Source: Mullan et al (2001); Figure 9.14 of Cubasch et al (2001).
A2.3 Probability distribution of climate projections
The IPCC did not assign relative probabilities of occurrence to the SRES emissions scenarios, and therefore, by default, they are all equally likely. However, this does not imply that there is an equal likelihood (or uniform distribution) over the entire range of projected climate changes for New Zealand. Firstly, of the 35 SRES scenarios, different socioeconomic assumptions can still end up producing very similar emissions and hence temperature changes. The GCMs, too, often tend to 'bunch' in terms of their projections, with similar results from several models but with one or two 'outliers'. Of course, it is difficult to justify probabilities on these factors since new emissions scenarios could be produced (e.g. emissions constrained by the Kyoto protocol), and climate models are being continually improved.
However, even if there is a uniform distribution of global change over a range of emission scenarios, and a uniform distribution of GCM projections for a specific scenario (such as the 1% compounding CO2), then the scaling approach we have used will still result in a non-uniform distribution for the robust range. (This phenomenon is well-known as the Central Limit Theorem in statistics). This characteristic is illustrated schematically in Figure A2.3. The product (global scaling times local projection) ends up with a preferred mode rather than a flat uniform distribution across the range. This arises because there is only one way to get the lowest (highest) projection - as the product of the lowest (highest) scaling and the lowest (highest) local change. However, intermediate projections could occur from more than one combination of possibilities.
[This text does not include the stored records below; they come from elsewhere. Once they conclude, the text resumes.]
diff --git a/points2surf_amd/csrc/p2s_api.hip b/points2surf_amd/csrc/p2s_api.hip
--- a/points2surf_amd/csrc/p2s_api.hip
+++ b/points2surf_amd/csrc/p2s_api.hip
@@ -96,6 +96,8 @@
     {
         const int rc = screen_init(m);
         if (rc) return rc;
+        const char *recompute = getenv("P2S_STEM_RECOMPUTE");
+        m->stem_recompute = recompute && atoi(recompute) != 0;
     }
     if (!prec.pieces) return P2S_OK;
     struct Item { P2sLayer layer; int z; };
@@ -249,6 +251,7 @@
 int p2s_get_counters(p2s_model_t m, p2s_counters *out) {
     if (!m || !out) return P2S_EINVAL;
     *out = m->counters;
+    out->stem_bytes = (int64_t)p2s_stem_bytes(m);
     if (m->scr_counters) {
         unsigned long long h[3] = {};
         P2S_HIP_CHECK(hipSetDevice(m->device));
diff --git a/points2surf_amd/csrc/p2s_chain.hip b/points2surf_amd/csrc/p2s_chain.hip
--- a/points2surf_amd/csrc/p2s_chain.hip
+++ b/points2surf_amd/csrc/p2s_chain.hip
@@ -23,15 +23,19 @@
 }
 
 __device__ __forceinline__ void store_tile_bias_relu(const f32x16 &acc, float *dst, int stride, int row0,
-                                                     int col0, const float *__restrict__ bias, int lane) {
+                                                     int col0, float b, int lane) {
     const int col = col0 + (lane & 31);
-    const float b = bias[col];
     const int rbase = row0 + 4 * (lane >> 5);
 #pragma unroll
     for (int reg = 0; reg < 16; ++reg) {
         const int row = rbase + (reg & 3) + 8 * (reg >> 2);
         dst[row * stride + col] = fmaxf(acc[reg] + b, 0.0f);
     }
+}
+
+__device__ __forceinline__ void store_tile_bias_relu(const f32x16 &acc, float *dst, int stride, int row0,
+                                                     int col0, const float *__restrict__ bias, int lane) {
+    store_tile_bias_relu(acc, dst, stride, row0, col0, bias[col0 + (lane & 31)], lane);
 }
 
 __device__ __forceinline__ f32x16 zero16() {
@@ -165,8 +169,12 @@
 constexpr int SCR_OFF_Q = SCR_OFF_E + 1024;
 constexpr int SCR_OFF_RED = SCR_OFF_Q + 4 * SCR_QCAP;
 constexpr int SCR_LDS_FLOATS = SCR_OFF_RED + 8;
+constexpr int SCR_OFF_STEM = SCR_LDS_FLOATS;
+constexpr int SCR_LDS_FLOATS_STEM = SCR_OFF_STEM + P2S_STEM_TILE_FLOATS;
+static_assert(P2S_STEM_TILE_FLOATS == MT * SA && P2S_STEM_TILE_FLOATS % 256 == 0, "the stem tile is conv1's LDS image, whole wave instructions");
+static_assert(SCR_OFF_STEM % 4 == 0, "16-byte LDS-DMA destinations");
 static_assert(MT * SCR_HB * 2 <= MT * SA * 4, "the fp16 copy fits the 64-channel tile it lies over");
-static_assert(2 * SCR_LDS_FLOATS * 4 <= 160 * 1024, "two workgroups per CU");
+static_assert(2 * SCR_LDS_FLOATS_STEM * 4 <= 160 * 1024, "two workgroups per CU");
 
 __device__ __forceinline__ u32x4 scr_bufld(__amdgpu_buffer_rsrc_t rsrc, int voff, int soff) {
     return __builtin_amdgcn_raw_buffer_load_b128(rsrc, voff, soff, 0);
@@ -248,6 +256,8 @@
     const float *__restrict__ w1 = br.w1 + (long long)item * br.w1_item_stride;
     const float *__restrict__ w3 = br.w3;
     const bool short_chain = br.short_chain != 0;
+    const bool stem_wr = SCREEN && br.stem_role == P2S_STEM_WRITE;
+    const bool stem_rd = SCREEN && br.stem_role == P2S_STEM_READ;
 
     float cx = 0.f, cy = 0.f, cz = 0.f;
     if (br.center) {
@@ -309,8 +319,26 @@
 #pragma unroll
         for (int i = 0; i < 4; ++i) scr_E[64 * i + lane] = __float_as_uint(-INFINITY);
     }
+    auto stem_fetch = [&](int t) {
+        if constexpr (SCREEN) {
+            const float *g = br.stem + ((long long)item * ntiles + t) * P2S_STEM_TILE_FLOATS + lane * 4;
+            float *l = smem + SCR_OFF_STEM;
+#pragma unroll
+            for (int j = 0; j < 5; ++j) {
+                const int k = wave + 4 * j;
+                if (k < P2S_STEM_TILE_FLOATS / 256)
+                    __builtin_amdgcn_global_load_lds((const __attribute__((address_space(1))) void *)(g + k * 256),
+                                                     (__attribute__((address_space(3))) void *)(l + k * 256), 16, 0, 0);
+            }
+        }
+    };
     for (;;) {
     load_point(0, nx0, nx1, nx2);
+    if (stem_rd) {
+        stem_fetch(0);
+        asm volatile("s_waitcnt vmcnt(0)" ::: "memory");
+        __syncthreads();
+    }
     for (int tile = 0; tile < ntiles; ++tile) {
       if constexpr (SCREEN) {
           asm volatile("" : "+v"(tid));
@@ -320,8 +348,12 @@
       f32x4 bA0, bA1, aA0, aA1, bB0, bB1, aB0, aB1;
       if (ablate != 1) {
         float x0 = nx0, x1 = nx1, x2 = nx2;
-        B8 wb;
-        if (!short_chain) load_b8(wb, rs0b, lane16, (wave & 1) * 8192);
+        B8 wb, wb2;
+        float b2v;
+        const bool abl_stem = ablate == 6 && br.w1_item_stride != 0 && !stem_rd;
+        const bool no_stem = stem_rd;
+        if (no_stem || abl_stem) load_b8(wb, rs1, lane16, (wave & 1) * 8192);
+        else if (!short_chain) load_b8(wb, rs0b, lane16, (wave & 1) * 8192);
         else load_b8(wb, rs2, lane16, wave * 8192);
         if (has_rot) {
 #pragma clang fp contract(off)
@@ -331,8 +363,8 @@
             x0 = y0; x1 = y1; x2 = y2;
         }
         bad = bad || !(fabsf(x0) <= 3.0e38f) || !(fabsf(x1) <= 3.0e38f) || !(fabsf(x2) <= 3.0e38f);
-        {
-            float *dst = bufA + lane * SA + 16 * wave;
+        if (!no_stem) {
+            float *dst = abl_stem ? bufB + lane * SB + 16 * wave : bufA + lane * SA + 16 * wave;
 #pragma unroll
             for (int c4 = 0; c4 < 4; ++c4) {
                 f32x4 v;
@@ -348,35 +380,55 @@
                 *reinterpret_cast<f32x4 *>(dst + 4 * c4) = v;
             }
         }
-        __syncthreads();
+        if (!no_stem) __syncthreads();
 
         if (!short_chain) {
-            {
+            if (!no_stem && !abl_stem) {
                 const int rt = wave >> 1, nt = wave & 1;
                 f32x16 acc[1];
                 layer_k64<1>(bufA, SA, 32 * rt, wb, lane, acc);
                 load_b8(wb, rs1, lane16, nt * 8192);
                 store_tile_bias_relu(acc[0], bufB, SB, 32 * rt, 32 * nt, br.b0b, lane);
-            }
-            __syncthreads();
+                __syncthreads();
+                if (stem_wr) {
+                    float *g = br.stem + ((long long)item * ntiles + tile) * P2S_STEM_TILE_FLOATS;
+#pragma unroll
+                    for (int j = 0; j < 4; ++j) {
+                        const int i = tid + 256 * j, row = i >> 4, c4 = i & 15;
+                        *reinterpret_cast<f32x4 *>(g + row * SA + 4 * c4) = lds4(bufB + row * SB + 4 * c4);
+                    }
+                }
+            }
             {
                 const int rt = wave >> 1, nt = wave & 1;
                 f32x16 acc[1];
-                layer_k64<1>(bufB, SB, 32 * rt, wb, lane, acc);
-                load_b8(wb, rs2, lane16, wave * 8192);
+                if (stem_rd) b2v = br.b2[32 * wave + (lane & 31)];
+                layer_k64<1>(stem_rd ? smem + SCR_OFF_STEM : bufB, stem_rd ? SA : SB, 32 * rt, wb, lane, acc);
+                load_b8(wb2, rs2, lane16, wave * 8192);
                 store_tile_bias_relu(acc[0], bufA, SA, 32 * rt, 32 * nt, br.b1, lane);
             }
             __syncthreads();
-        }
-        {
+        } else {
+            wb2 = wb;
+        }
+        auto conv2 = [&]() {
             f32x16 acc[2];
-            layer_k64<2>(bufA, SA, 0, wb, lane, acc);
+            layer_k64<2>(bufA, SA, 0, wb2, lane, acc);
             if (!SCREEN || dense_pass) {
                 bA0 = bufld4(w3rsrc, lane16, w3soff);
                 bA1 = bufld4(w3rsrc, lane16, w3soff + 16 * 1024);
             }
-            store_tile_bias_relu(acc[0], bufB, SB, 0, 32 * wave, br.b2, lane);
-            store_tile_bias_relu(acc[1], bufB, SB, 32, 32 * wave, br.b2, lane);
+            store_tile_bias_relu(acc[0], bufB, SB, 0, 32 * wave, b2v, lane);
+            store_tile_bias_relu(acc[1], bufB, SB, 32, 32 * wave, b2v, lane);
+        };
+        if (stem_rd) {
+            __builtin_amdgcn_s_waitcnt(0x0F70);
+            if (tile + 1 < ntiles) stem_fetch(tile + 1);
+            conv2();
+            __builtin_amdgcn_s_waitcnt(0x0F70);
+        } else {
+            b2v = br.b2[32 * wave + (lane & 31)];
+            conv2();
         }
         __syncthreads();
       } else {
@@ -525,14 +577,20 @@
         P2S_HIP_CHECK(hipGetDevice(&dev));
         if (dev < 0 || dev >= P2S_MAX_DEVICES || !lds_set[dev].load()) {
             const hipError_t attr = hipFuncSetAttribute((const void *)p2s_chain_kernel<false, true>,
-                                                        hipFuncAttributeMaxDynamicSharedMemorySize, SCR_LDS_FLOATS * 4);
+                                                        hipFuncAttributeMaxDynamicSharedMemorySize, SCR_LDS_FLOATS_STEM * 4);
             if (attr != hipSuccess) {
-                p2s_set_error("p2s_launch_chain: %d bytes of LDS for the screened conv3 refused: %s", SCR_LDS_FLOATS * 4, hipGetErrorString(attr));
+                p2s_set_error("p2s_launch_chain: %d bytes of LDS for the screened conv3 refused: %s", SCR_LDS_FLOATS_STEM * 4, hipGetErrorString(attr));
                 return P2S_EHIP;
             }
             if (dev >= 0 && dev < P2S_MAX_DEVICES) lds_set[dev].store(true);
         }
-        hipLaunchKernelGGL((p2s_chain_kernel<false, true>), dim3(n), dim3(256), SCR_LDS_FLOATS * 4, stream, args);
+        const bool rd = args.br[0].stem_role == P2S_STEM_READ || (args.br[1].n_items > 0 && args.br[1].stem_role == P2S_STEM_READ);
+        for (int b = 0; b < 2; ++b)
+            if (args.br[b].n_items > 0 && args.br[b].stem_role != P2S_STEM_NONE && !args.br[b].stem) {
+                p2s_set_error("p2s_launch_chain: a stem role without a stem buffer");
+                return P2S_EINVAL;
+            }
+        hipLaunchKernelGGL((p2s_chain_kernel<false, true>), dim3(n), dim3(256), (rd ? SCR_LDS_FLOATS_STEM : SCR_LDS_FLOATS) * 4, stream, args);
     } else if (sum)
         hipLaunchKernelGGL(p2s_chain_kernel<true>, dim3(n), dim3(256), padlds, stream, args);
     else
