@@ -94,7 +99,7 @@
           if ((p.debug & 4) && n_w >= (uint32_t)L.sa) { mbar_arrive(wa_full(s)); continue; }
           expect_tx(wa_full(s), L.wa_stage);
           const uint32_t dst = sb0 + L.wa + s * L.wa_stage;
-          bulk_g2s(dst, reinterpret_cast<const uint8_t*>(p.wa1) + (long long)j * L.wa_chunk, L.wa_chunk, wa_full(s));
+          bulk_g2s(dst, reinterpret_cast<const uint8_t*>(wa_first) + (long long)j * L.wa_chunk, L.wa_chunk, wa_full(s));
           if (MODE == 1) bulk_g2s(dst + L.wa_chunk, reinterpret_cast<const uint8_t*>(p.wa2) + (long long)j * L.wa_chunk, L.wa_chunk, wa_full(s));
         }
       }
@@ -128,7 +133,7 @@
       for (int q = 0; q < NA; ++q) {
         uint64_t da = make_smem_desc(sb0 + L.a + q * L.a_tile + slab, false), db = make_smem_desc(wst + q * L.wa_chunk, false);
         for (int kb = 0; kb < kbc; ++kb) {
-          if (q == 0) {
+          if (MODE != 2 && q == 0) {
             mma3<HC>(acc_h, da, da + 512u, db, db + HC * 4u, kb > 0 ? 1u : 0u, p.passes);
             mma3<HC>(acc_h, da + 2u, da + 514u, db + 2u, db + HC * 4u + 2u, 1u, p.passes);
           } else {
@@ -139,7 +144,49 @@
         }
       }
     };
+    auto load_h = [&](int t, int j) {
+#pragma unroll
+      for (int q = 0; q < HC / 8; ++q)
+#pragma unroll
+        for (int h = 0; h < 2; ++h) {
+          const long long row = (long long)t * 128 + r_lo + 8 * h;
+          const float2 x = row < p.M ? __ldg(reinterpret_cast<const float2*>(p.h_in + row * p.H4 + (long long)j * HC + 8 * q + 2 * (lane & 3)))
+                                     : make_float2(0.f, 0.f);
+          acc_h[4 * q + 2 * h] = x.x; acc_h[4 * q + 2 * h + 1] = x.y;
+        }
+    };
+    const long long kb_mn = (p.M + 31) / 32;
+    auto copy_out = [&](int t, int j) {
+      constexpr int CPR = HC / 8;
+      const int mt = (j * HC) >> 7;
+      const uint32_t mc0 = (uint32_t)((j * HC) & 127) >> 3;
+      const int tid = threadIdx.x - (EPI0 + 4 * g) * 32;
+#pragma unroll
+      for (int u = tid; u < 64 * CPR; u += 128) {
+        const int r = u / CPR, c = u % CPR;
+        const long long kb = ((long long)t * 128 + g * 64 + r) >> 5;
+        if (kb >= kb_mn) continue;
+        const uint32_t so = (uint32_t)(c >> 2) * 16384u + kmajor_sw64_offset((uint32_t)(g * 64 + r), (uint32_t)(c & 3));
+        const long long go = ((long long)mt * kb_mn + kb) * 16384LL + mnmajor_sw128_offset((uint32_t)(r & 31), mc0 + (uint32_t)c);
+        uint32_t v0, v1, v2, v3;
+        if (p.dh_mn) {
+#pragma unroll
+          for (int pl = 0; pl < 2; ++pl) {
+            asm volatile("ld.shared.v4.b32 {%0, %1, %2, %3}, [%4];" : "=r"(v0), "=r"(v1), "=r"(v2), "=r"(v3) : "r"(sb0 + L.act + so + pl * 8192u));
+            *reinterpret_cast<uint4*>(reinterpret_cast<uint8_t*>(p.dh_mn) + go + pl * 8192) = make_uint4(v0, v1, v2, v3);
+          }
+        }
+        if (p.a_mn) {
+#pragma unroll
+          for (int pl = 0; pl < 2; ++pl) {
+            asm volatile("ld.shared.v4.b32 {%0, %1, %2, %3}, [%4];" : "=r"(v0), "=r"(v1), "=r"(v2), "=r"(v3) : "r"(sb0 + L.act2 + so + pl * 8192u));
+            *reinterpret_cast<uint4*>(reinterpret_cast<uint8_t*>(p.a_mn) + go + pl * 8192) = make_uint4(v0, v1, v2, v3);
+          }
+        }
+      }
+    };
     for (int t = blockIdx.x; t < k.m_tiles; t += gridDim.x, ++n_t) {
+      if constexpr (MODE == 2) load_h(t, 0);
       mbar_wait(a_full, n_t & 1u);
       wg::fence();
       gemm_a(n_c);
@@ -147,18 +194,20 @@
       for (int j = 0; j < nch; ++j, ++n_c) {
         wg::wait<0>();
         wg::fence_operand(acc_h);
-        if constexpr (MODE == 1) wg::fence_operand(acc_d);
+        if constexpr (MODE != 0) wg::fence_operand(acc_d);
         __syncwarp();
         if (lane == 0) {
           mbar_arrive(wa_empty(n_c % L.sa));
           if (j > 0) mbar_arrive(wb_empty((n_b - 1) % L.sb));
           if (j == nch - 1) mbar_arrive(a_empty);
         }
+        if (emit) wg_bar();
         const float* b1 = p.bias1 + (long long)j * HC;
 #pragma unroll
         for (int q = 0; q < HC / 8; ++q) {
           const int kk = 8 * q + 2 * (lane & 3);
-          const float2 bv = __ldg(reinterpret_cast<const float2*>(b1 + kk));
+          const float2 bv = MODE == 2 ? make_float2(0.f, 0.f) : __ldg(reinterpret_cast<const float2*>(b1 + kk));
+          float cs0 = 0.f, cs1 = 0.f;
 #pragma unroll
           for (int h = 0; h < 2; ++h) {
             const int r = r_lo + 8 * h;
@@ -168,16 +217,42 @@
               if (row < p.M) *reinterpret_cast<float2*>(p.h_out + row * p.H4 + (long long)j * HC + kk) = make_float2(x0, x1);
             }
             float y0, y1;
+            const uint32_t o = sb0 + L.act + (uint32_t)(kk >> 5) * 16384u + kmajor_sw64_offset((uint32_t)r, (uint32_t)((kk & 31) >> 3)) +
+                               (uint32_t)(kk & 7) * 2u;
             if (p.debug & 1) { y0 = x0; y1 = x1; }
             else if constexpr (MODE == 0) { y0 = gelu_fast(x0); y1 = gelu_fast(x1); }
-            else { y0 = acc_d[4 * q + 2 * h] * gelu_grad_fast(x0); y1 = acc_d[4 * q + 2 * h + 1] * gelu_grad_fast(x1); }
+            else {
+              const bool live = (long long)t * 128 + r < p.M;
+              float P0, e0, P1, e1;
+              phi_parts(x0, P0, e0);
+              phi_parts(x1, P1, e1);
+              y0 = live ? acc_d[4 * q + 2 * h] * fmaf(x0 * 0.39894228040143267794f, e0, P0) : 0.f;
+              y1 = live ? acc_d[4 * q + 2 * h + 1] * fmaf(x1 * 0.39894228040143267794f, e1, P1) : 0.f;
+              cs0 += y0; cs1 += y1;
+              if (p.a_mn) {
+                uint32_t hi, lo;
+                split2(live ? x0 * P0 : 0.f, live ? x1 * P1 : 0.f, hi, lo);
+                asm volatile("st.shared.b32 [%0], %1;" ::"r"(o - L.act + L.act2), "r"(hi) : "memory");
+                asm volatile("st.shared.b32 [%0], %1;" ::"r"(o - L.act + L.act2 + 8192u), "r"(lo) : "memory");
+              }
+            }
             if (p.debug & 2) continue;
             uint32_t hi, lo;
             split2(y0, y1, hi, lo);
-            const uint32_t o = sb0 + L.act + (uint32_t)(kk >> 5) * 16384u + kmajor_sw64_offset((uint32_t)r, (uint32_t)((kk & 31) >> 3)) +
-                               (uint32_t)(kk & 7) * 2u;
             asm volatile("st.shared.b32 [%0], %1;" ::"r"(o), "r"(hi) : "memory");
             asm volatile("st.shared.b32 [%0], %1;" ::"r"(o + 8192u), "r"(lo) : "memory");
+          }
+          if (MODE != 0 && p.colsum) {
+#pragma unroll
+            for (int sh = 4; sh < 32; sh <<= 1) {
+              cs0 += __shfl_xor_sync(0xffffffffu, cs0, sh);
+              cs1 += __shfl_xor_sync(0xffffffffu, cs1, sh);
+            }
+            if (lane < 4) {
+              const uint32_t ca = sb0 + L.cs + 4u * (uint32_t)(j * HC + kk);
+              asm volatile("red.shared.add.f32 [%0], %1;" ::"r"(ca), "f"(cs0) : "memory");
+              asm volatile("red.shared.add.f32 [%0], %1;" ::"r"(ca + 4u), "f"(cs1) : "memory");
+            }
           }
         }
         fence_proxy_async_smem();
@@ -198,6 +273,8 @@
         ++n_b;
         if (j + 1 < nch) gemm_a(n_c + 1);
         wg::commit();
+        if constexpr (MODE == 2) { if (j + 1 < nch) load_h(t, j + 1); }
+        if (emit) copy_out(t, j);
       }
       wg::wait<0>();
       wg::fence_operand(acc_o);
@@ -242,11 +319,19 @@
         }
       }
     }
+    if (MODE != 0 && p.colsum) {
+      asm volatile("bar.sync 3, 256;" ::: "memory");
+      for (int c = threadIdx.x - EPI0 * 32; c < p.H4; c += NE * 32) {
+        float v;
+        asm volatile("ld.shared.f32 %0, [%1];" : "=f"(v) : "r"(sb0 + L.cs + 4u * c) : "memory");
+        atomicAdd(p.colsum + c, v);
+      }
+    }
   }
 }
 
-static bool chain_layout(int mode, int C, int HC, int sa, int sb, Layout& L) {
-  const uint32_t nA = mode == 1 ? 2 : 1;
+static bool chain_layout(int kmode, int C, int HC, int sa, int sb, bool emit, Layout& L) {
+  const uint32_t nA = kmode == 1 ? 2 : 1;
   L.a_tile = (uint32_t)(C / 32) * 16384u;
   L.wa_chunk = (uint32_t)(C / 32) * HC * 128u;
   L.wa_stage = nA * L.wa_chunk;
@@ -259,41 +344,63 @@
   L.wa = o; o += sa * L.wa_stage;
   L.wb = o; o += sb * L.wb_stage;
   L.act = o; o += L.act_bytes;
-  L.act2 = 0;
+  L.act2 = 0; L.cs = 0;
+  if (emit) {
+    L.act2 = o; o += L.act_bytes;
+    L.cs = o; o += (uint32_t)C * 16u;
+  }
   L.stage = o; o += STAGING;
   L.bar = o; o += BARS;
   L.total = o + 1024u;
   return L.total <= SMEM_LIMIT + 1024u;
 }
 
-static bool pick_chain(int mode, int C, int HC_req, int& HC, Layout& L) {
+static bool pick_chain(int kmode, int C, bool emit, int HC_req, int& HC, Layout& L) {
   static const int cand[][3] = {{64, 2, 2}, {32, 2, 2}, {64, 2, 1}, {32, 2, 1}, {32, 1, 1}};
   if (C % 32 != 0 || C < 32 || C > 256) return false;
   for (auto& c : cand)
-    if ((HC_req == 0 || c[0] == HC_req) && chain_layout(mode, C, c[0], c[1], c[2], L)) { HC = c[0]; return true; }
+    if ((HC_req == 0 || c[0] == HC_req) && chain_layout(kmode, C, c[0], c[1], c[2], emit, L)) { HC = c[0]; return true; }
   return false;
+}
+
+int chain_bwd_needs_h(int C) {
+  int HC = 0; Layout L;
+  return pick_chain(1, C, true, 0, HC, L) ? 0 : 1;
 }
 
 int chain_chunk(int mode, int C) {
   int HC = 0; Layout L;
-  return pick_chain(mode, C, 0, HC, L) ? HC : 0;
+  return pick_chain(mode, C, false, 0, HC, L) ? HC : 0;
+}
+
+int chain_bwd_chunk(int C) {
+  int HC = 0; Layout L;
+  return pick_chain(chain_bwd_needs_h(C) ? 2 : 1, C, true, 0, HC, L) ? HC : 0;
 }
 
 static bool aligned16(const void* q) { return (reinterpret_cast<uintptr_t>(q) & 15u) == 0; }
 
 int chain(const ChainParams& p, cudaStream_t stream) {
   SM3_REQUIRE(p.mode == 0 || p.mode == 1, SM3_ERR_INVALID_ARG, "ffn chain: mode");
-  SM3_REQUIRE(p.a1 && p.wa1 && p.wb && p.bias1 && p.out && (p.mode == 0 || (p.a2 && p.wa2)), SM3_ERR_INVALID_ARG, "ffn chain: null operand");
+  const int kmode = (p.mode == 1 && p.h_in) ? 2 : p.mode;
+  const bool emit = p.mode == 1 && (p.dh_mn || p.a_mn || p.colsum);
+  SM3_REQUIRE(p.wb && p.bias1 && p.out && (kmode == 2 || (p.a1 && p.wa1)) && (p.mode == 0 || (p.a2 && p.wa2)), SM3_ERR_INVALID_ARG,
+              "ffn chain: null operand");
   SM3_REQUIRE(p.M > 0 && p.H4 > 0 && p.C > 0, SM3_ERR_INVALID_ARG, "ffn chain: bad shape");
   ChainK k{};
   k.p = p;
   int HC = 0;
   SM3_REQUIRE(p.HC == 32 || p.HC == 64, SM3_ERR_INVALID_ARG, "ffn chain: chunk must be 32 or 64 (sm3_ffn_fused_chunk), got %d", p.HC);
-  SM3_REQUIRE(pick_chain(p.mode, p.C, p.HC, HC, k.L), SM3_ERR_UNSUPPORTED_SHAPE, "ffn chain: C=%d with chunk %d does not fit shared memory (mode %d)", p.C, p.HC, p.mode);
+  SM3_REQUIRE(pick_chain(kmode, p.C, emit, p.HC, HC, k.L), SM3_ERR_UNSUPPORTED_SHAPE,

Figure A2.1: Global mean temperature change for six illustrative SRES scenarios (plus one IS92 scenario) using the MAGICC model tuned to seven AOGCMs
Figure A2.3: Schematic illustrating how projected extreme climate changes are less likely than mid-range values
A projected local climate change ('projection') is calculated as the product of each of 35 equally likely global scaling factors ('emission'), times the local (equally spaced) projections of each of six global climate models ('model'). The histogram at far right shows the frequency distribution of the 'projection' column results displayed in 20 equal bands.
References
Cubasch U, Meehl GA, Boer GJ, et al. 2001. Projections of future climate change. In JT Houghton, Y Ding, DJ Griggs, et al (eds) Climate Change 2001: The scientific basis. Contribution of Working Group I to the Third Assessment Report of the Intergovernmental Panel on Climate Change. Cambridge and New York: Cambridge University Press, 525-82.
Kenny GJ, Harman JJ, Warrick RA. 2001. Introduction: The CLIMPACTS programme and method. In: RA Warrick, GJ Kenny, JJ Harman JJ (eds) The Effects of Climate Change and Variation in New Zealand: An assessment using the CLIMPACTS system. Chapter 1. IGCI, University of Waikato, 1-10.
Mullan AB, Wratt DS, Renwick JA. 2001. Transient model scenarios of climate changes for New Zealand. Weather and Climate 21: 3-34.
Nakicenovic N, Swart R (eds). 2000. Emissions Scenarios: Special report of the Intergovernmental Panel on Climate Change. United Kingdom: Cambridge University Press.